If I'm ever salaried, I'll try it out and report back :)

> What you're missing from all of this is the uncertainty of fair market rate,
> which also discourages folks from asking for more.

I don't think there is or can be a "fair market rate" in an unestablished,
fast-changing field. By changing your responsibilities and deliverables a tiny
bit, you might triple the value you're producing and be compensated much more
for it.

------
keyist
Great advice. The most important part of #3, "stress how much more you’d like
to do going forwards" isn't highlighted enough, however. That is, you have to
establish clearly what you're looking for. The template is:

    
    
      In X months I want to be making Y.  What needs to happen for me to get there?
    

Part of any employee's job is to manage expectations. This way, you're both
communicating your expectations to your manager and clarifying theirs. It also
adheres to the "no surprises" rule by giving prior notice.

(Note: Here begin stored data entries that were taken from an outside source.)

__device__ __forceinline__ void glds16(const GLOBAL_AS void *gsrc, char *lds_wave_base) {
    __builtin_amdgcn_global_load_lds(gsrc,
                                     (__attribute__((address_space(3))) void *)lds_wave_base, 16, 0, 0);
}

template <int KS_, int NRB_, int DT_ = DT_BF16>
struct C3Cfg {
    static constexpr int KS = KS_, NRB = NRB_;
    static constexpr int DT = DT_;
    static constexpr int PARTS = KS == 48 ? 2 : 1;
    static constexpr int CPP = KS == 48 ? 7 : 9;
// ... 435 lines not shown
            pk[i][2 * j + 1] = ok ? hi : 0u;
        }
    }
    asm volatile("s_waitcnt lgkmcnt(0)" ::: "memory");
    __builtin_amdgcn_s_barrier();
#pragma unroll
    for (int i = 0; i < NF; ++i) {
        const int yr = (i == NF - 1 ? row_last : row_first + i * 16) + li;
        const unsigned ya = lds0 + 2 * BBF_W + yr * ROWB + g * 24;
#pragma unroll
        for (int v = 0; v < 3; ++v)
            asm volatile("ds_write_b64 %0, %1 offset:%2" ::"v"(ya), "v"(u32x2{pk[i][2 * v], pk[i][2 * v + 1]}), "i"(v * 8) : "memory");
    }
    asm volatile("s_waitcnt lgkmcnt(0)" ::: "memory");
    __builtin_amdgcn_s_barrier();
}

template <int DT>
__device__ __forceinline__ void bbf_run(const Conv3Problem &p, const int mt0, const int tiles_this_block, const int nb, char *smem) {
    constexpr int KS = 48, NRB = 3, ROWB = 96, NCH = 14, BM = 512, MR = 4, NT = 512;
    typedef __attribute__((ext_vector_type(2))) unsigned u32x2;
    typedef __attribute__((ext_vector_type(4))) unsigned u32x4;
    const int tid = threadIdx.x, lane = tid & 63;
    const int wave = __builtin_amdgcn_readfirstlane(tid >> 6);
    const int li = lane & 15, g = lane >> 4;
    const int m = nb * p.hpwp;
    const int mtiles = (m + BM - 1) / BM;
    int ntile = mtiles - mt0;
    if (ntile > tiles_this_block) ntile = tiles_this_block;
    if (ntile <= 0) return;
    const int halo = p.wp + 1;
    const int xrows = BM + 4 * halo, yrows = BM + 2 * halo;
    const int xunits = xrows * 6;
    const int nfr = (yrows + 15) >> 4, base = nfr >> 3, extra = nfr & 7;
    const int cnt = base + (wave < extra ? 1 : 0);
    const int f0 = wave * base + (wave < extra ? wave : extra);
    const int row_first = f0 * 16;
    int row_last = (f0 + cnt - 1) * 16;
    if (row_last > yrows - 16) row_last = yrows - 16;
    const gcu16 in = (gcu16)p.in;
    const gu16 out = (gu16)p.out;
    const unsigned lds0 = (unsigned)(size_t)(__attribute__((address_space(3))) char *)smem;
    char *const xy = smem + 2 * BBF_W;

    int xoff[NCH];
#pragma unroll
    for (int c = 0; c < NCH; ++c) {
        int k0 = 32 * c + 8 * g;
        if (k0 >= 9 * KS) k0 = 0;
        const int tap = k0 / KS, ci = k0 - tap * KS;
        const int dh = tap / 3, dw = tap - 3 * dh;
        xoff[c] = (dh * p.wp + dw) * ROWB + (ci >> 3) * 16;
    }
    const int ch0 = g * 4 * NRB;
    const int bl = lane < KS ? lane : 0;
    const int bvec1 = __float_as_int(((const GLOBAL_AS float *)p.bias)[bl]);
    const int bvec2 = __float_as_int(((const GLOBAL_AS float *)p.bias2)[bl]);
    auto load_x = [&](int tt) {
        const long row0 = (long)(mt0 + tt) * BM - 2 * halo;
        const long lo = -(long)halo, hi = (long)m + halo + 511;
#pragma unroll
        for (int k = 0; k < BBF_XY / 16 / NT + 1; ++k) {
            if (k * NT + wave * 64 < xunits) {
                int u = k * NT + tid;
                asm volatile("" : "+v"(u));
                if (u >= xunits) u = xunits - 1;
                const int r = (int)(((unsigned)u * 43691u) >> 18);
                const int q8 = u - r * 6;
                long gr = row0 + r;
                gr = gr < lo ? lo : (gr > hi ? hi : gr);
                glds16((const GLOBAL_AS char *)(in + gr * KS + q8 * 8), xy + (k * NT + wave * 64) * 16);
            }
        }
    };
    constexpr int NXP = BBF_XY / 16 / NT + 1, NXR = 8;
    u32x4 xpre[NXR];
    const int r0u = (int)(((unsigned)tid * 43691u) >> 18), q0u = tid - r0u * 6;
    auto x_src = [&](int tt, int k) {
        const int row0 = (mt0 + tt) * BM - 2 * halo;
        int r = r0u, q8 = q0u;
        asm volatile("" : "+v"(r), "+v"(q8));
        r += 85 * k + (2 * k) / 6, q8 += (2 * k) % 6;
        if (q8 >= 6) q8 -= 6, ++r;
        if (r >= xrows) r = xrows - 1, q8 = 5;
        int gr = row0 + r;
        const int lo = -halo, hi = m + halo + 511;
        gr = gr < lo ? lo : (gr > hi ? hi : gr);
        return in + ((long)gr * KS + q8 * 8);
    };
    auto fetch_x = [&](int tt) {
#pragma unroll
        for (int k = 0; k < NXR; ++k) xpre[k] = *(const GLOBAL_AS u32x4 *)x_src(tt, k);
#pragma unroll
        for (int k = NXR; k < NXP; ++k)
            if (k * NT + wave * 64 < xunits) glds16((const GLOBAL_AS char *)x_src(tt, k), xy + (k * NT + wave * 64) * 16);
    };
    auto store_x = [&]() {
        const unsigned a0 = lds0 + 2 * BBF_W + tid * 16;
        asm volatile("s_waitcnt vmcnt(0)" ::: "memory");
#pragma unroll
        for (int k = 0; k < NXR; ++k)
            if (k * NT + wave * 64 < xunits)
                asm volatile("ds_write_b128 %0, %1 offset:%2" ::"v"(a0), "v"(xpre[k]), "i"(k * NT * 16) : "memory");
    };
    {
        const GLOBAL_AS char *w1 = (const GLOBAL_AS char *)p.w, *w2 = (const GLOBAL_AS char *)p.w2;
#pragma unroll
        for (int k = 0; k < (BBF_W / 16 + NT - 1) / NT; ++k) {
            const int u0 = k * NT + wave * 64;
            if (u0 < BBF_W / 16) {
                glds16(w1 + (size_t)(u0 + lane) * 16, smem + u0 * 16);
                glds16(w2 + (size_t)(u0 + lane) * 16, smem + BBF_W + u0 * 16);
            }
        }
        load_x(0);
    }
#ifdef HRN_C3_TIMING
    long long t_w = 0, t_c1 = 0, t_c1p = 0, t_c2 = 0, t_post = 0, t_epi = 0;
    C3_T(t_begin);
#endif
    for (int tt = 0; tt < ntile; ++tt) {
        C3_T(tA);
        if (tt == 0) asm volatile("s_waitcnt vmcnt(0)" ::: "memory");
        asm volatile("s_waitcnt lgkmcnt(0)" ::: "memory");
        __builtin_amdgcn_s_barrier();
        const long p0 = (long)(mt0 + tt) * BM;
        C3_T(tB);
        long long tC = 0;
        u32x2 rpre[MR][3];
        const unsigned res_a = lds0 + 2 * BBF_W + (wave * 16 * MR + li + 2 * halo) * ROWB + g * 24;
        if (cnt == 6)
            bbf_conv1<6, DT>(p, xoff, bvec1, lds0, row_first, row_last, p0 - halo, m, lane, res_a, rpre, tC);
        else if (cnt == 5)
            bbf_conv1<5, DT>(p, xoff, bvec1, lds0, row_first, row_last, p0 - halo, m, lane, res_a, rpre, tC);
        else
            bbf_conv1<4, DT>(p, xoff, bvec1, lds0, row_first, row_last, p0 - halo, m, lane, res_a, rpre, tC);
        C3_T(tD);
        if (tt + 1 < ntile) fetch_x(tt + 1);
        unsigned okbits2 = 0;
#pragma unroll
        for (int i = 0; i < MR; ++i) {
            const int q = (int)p0 + wave * 16 * MR + i * 16 + li;
            const int n_img = (int)(((unsigned long long)(unsigned)q * p.magic_hpwp) >> p.shift_hpwp);
            const int rem = q - n_img * p.hpwp;
            const int ho = (int)(((unsigned long long)(unsigned)rem * p.magic_wp) >> p.shift_wp);
            const int wo = rem - ho * p.wp;
            okbits2 |= ((q < m) && (ho < p.h) && (wo < p.wd)) ? 1u << i : 0u;
        }
        __builtin_amdgcn_sched_barrier(0);
        f32x4 acc[MR][NRB];
        {
            float bias2[4 * NRB];
#pragma unroll
            for (int c = 0; c < 4 * NRB; ++c) bias2[c] = __int_as_float(__builtin_amdgcn_ds_bpermute((ch0 + c) * 4, bvec2));
#pragma unroll
            for (int i = 0; i < MR; ++i)
#pragma unroll
                for (int j = 0; j < NRB; ++j) acc[i][j] = f32x4{bias2[j * 4], bias2[j * 4 + 1], bias2[j * 4 + 2], bias2[j * 4 + 3]};
        }
        {
            s16x8 wf[2][NRB], xf[2][MR];
            const unsigned wl_a = lds0 + BBF_W + lane * 16;
            unsigned sl_a = lds0 + 2 * BBF_W + (wave * 16 * MR + li) * ROWB;
            asm volatile("" : "+v"(sl_a));
#define BBF_READ2(SET, C)                                                                                         \
    {                                                                                                             \
        _Pragma("unroll") for (int j = 0; j < NRB; ++j)                                                           \
            asm volatile("ds_read_b128 %0, %1 offset:%2" : "=v"(wf[SET][j]) : "v"(wl_a), "i"(((C)*NRB + j) * 1024)); \
        const unsigned xa = sl_a + xoff[C];                                                                        \
        _Pragma("unroll") for (int i = 0; i < MR; ++i)                                                            \
            asm volatile("ds_read_b128 %0, %1 offset:%2" : "=v"(xf[SET][i]) : "v"(xa), "i"(i * 16 * ROWB));       \
    }
            BBF_READ2(0, 0)
#pragma unroll
            for (int c = 0; c < NCH; ++c) {
                const int cur = c & 1, nxt = cur ^ 1;
                if (c + 1 < NCH) {
                    BBF_READ2(nxt, c + 1)
                    asm volatile("s_waitcnt lgkmcnt(%0)" ::"i"(NRB + MR) : "memory");
                } else {
                    asm volatile("s_waitcnt lgkmcnt(0)" ::: "memory");
                }
                __builtin_amdgcn_sched_barrier(0);
#pragma unroll
                for (int i = 0; i < MR; ++i)
#pragma unroll
                    for (int j = 0; j < NRB; ++j)
                        acc[i][j] = H16<DT>::mma(wf[cur][j], xf[cur][i], acc[i][j]);
                __builtin_amdgcn_sched_barrier(0);
            }
#undef BBF_READ2
        }
        C3_T(tE);
        __builtin_amdgcn_s_barrier();
        if (tt + 1 < ntile) store_x();
        __builtin_amdgcn_sched_barrier(0);
        C3_T(tF);
#pragma unroll
        for (int i = 0; i < MR; ++i) {
            const int q = (int)p0 + wave * 16 * MR + i * 16 + li;
            const bool ok = (okbits2 >> i) & 1u;
            const size_t o = (size_t)q * KS + ch0;
            unsigned pk[2 * NRB];
#pragma unroll
            for (int j = 0; j < NRB; ++j) {
                const unsigned r01 = rpre[i][j][0], r23 = rpre[i][j][1];
                float v0 = acc[i][j][0] + H16<DT>::lo(r01);
                float v1 = acc[i][j][1] + H16<DT>::hi(r01);
                float v2 = acc[i][j][2] + H16<DT>::lo(r23);
                float v3 = acc[i][j][3] + H16<DT>::hi(r23);
                if (p.relu) v0 = relu1(v0), v1 = relu1(v1), v2 = relu1(v2), v3 = relu1(v3);
                const unsigned lo = H16<DT>::pk(v0, v1), hi = H16<DT>::pk(v2, v3);
                pk[2 * j] = ok ? lo : 0u;
                pk[2 * j + 1] = ok ? hi : 0u;
            }
            *(GLOBAL_AS u32x4 *)(out + o) = u32x4{pk[0], pk[1], pk[2], pk[3]};
            *(GLOBAL_AS u32x2 *)(out + o + 8) = u32x2{pk[4], pk[5]};
        }
#ifdef HRN_C3_TIMING
        C3_T(tG);
        t_w += tB - tA, t_c1 += tC - tB, t_c1p += tD - tC, t_c2 += tE - tD, t_post += tF - tE, t_epi += tG - tF;
#endif
    }
#ifdef HRN_C3_TIMING
    if (lane == 0 && g_c3_timing) {
        C3_T(t_end);
        long long *o = g_c3_timing + ((size_t)blockIdx.x * 8 + wave) * 8;
        o[0] = t_w, o[1] = t_c1, o[2] = t_c1p, o[3] = t_c2, o[4] = t_end - t_begin, o[5] = ntile, o[6] = 100 + cnt,
        o[7] = t_post | (t_epi << 32);
    }
#endif
}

Then, you need to occasionally ping your manager to see how you're tracking
towards your goal. This gives you an indication of progress, and uses human
bias towards consistency (as described in Cialdini's "Influence") to your
advantage. If your manager has been telling you that you're on course for the
150k you asked for over the course of 6 months, it'll be difficult to suddenly
reverse when decision time comes.

------
ilikepi
A really great article to have in my head a week away from my first annual
review at my current company. Selling myself has never been a strong suit
(that whole social awkwardness thing, seemingly common in geeks). Stressing
future plans in the context of making the company money, as opposed to just
improving my own competencies, seems somewhat obvious upon reading it, but I
doubt I would have thought of it.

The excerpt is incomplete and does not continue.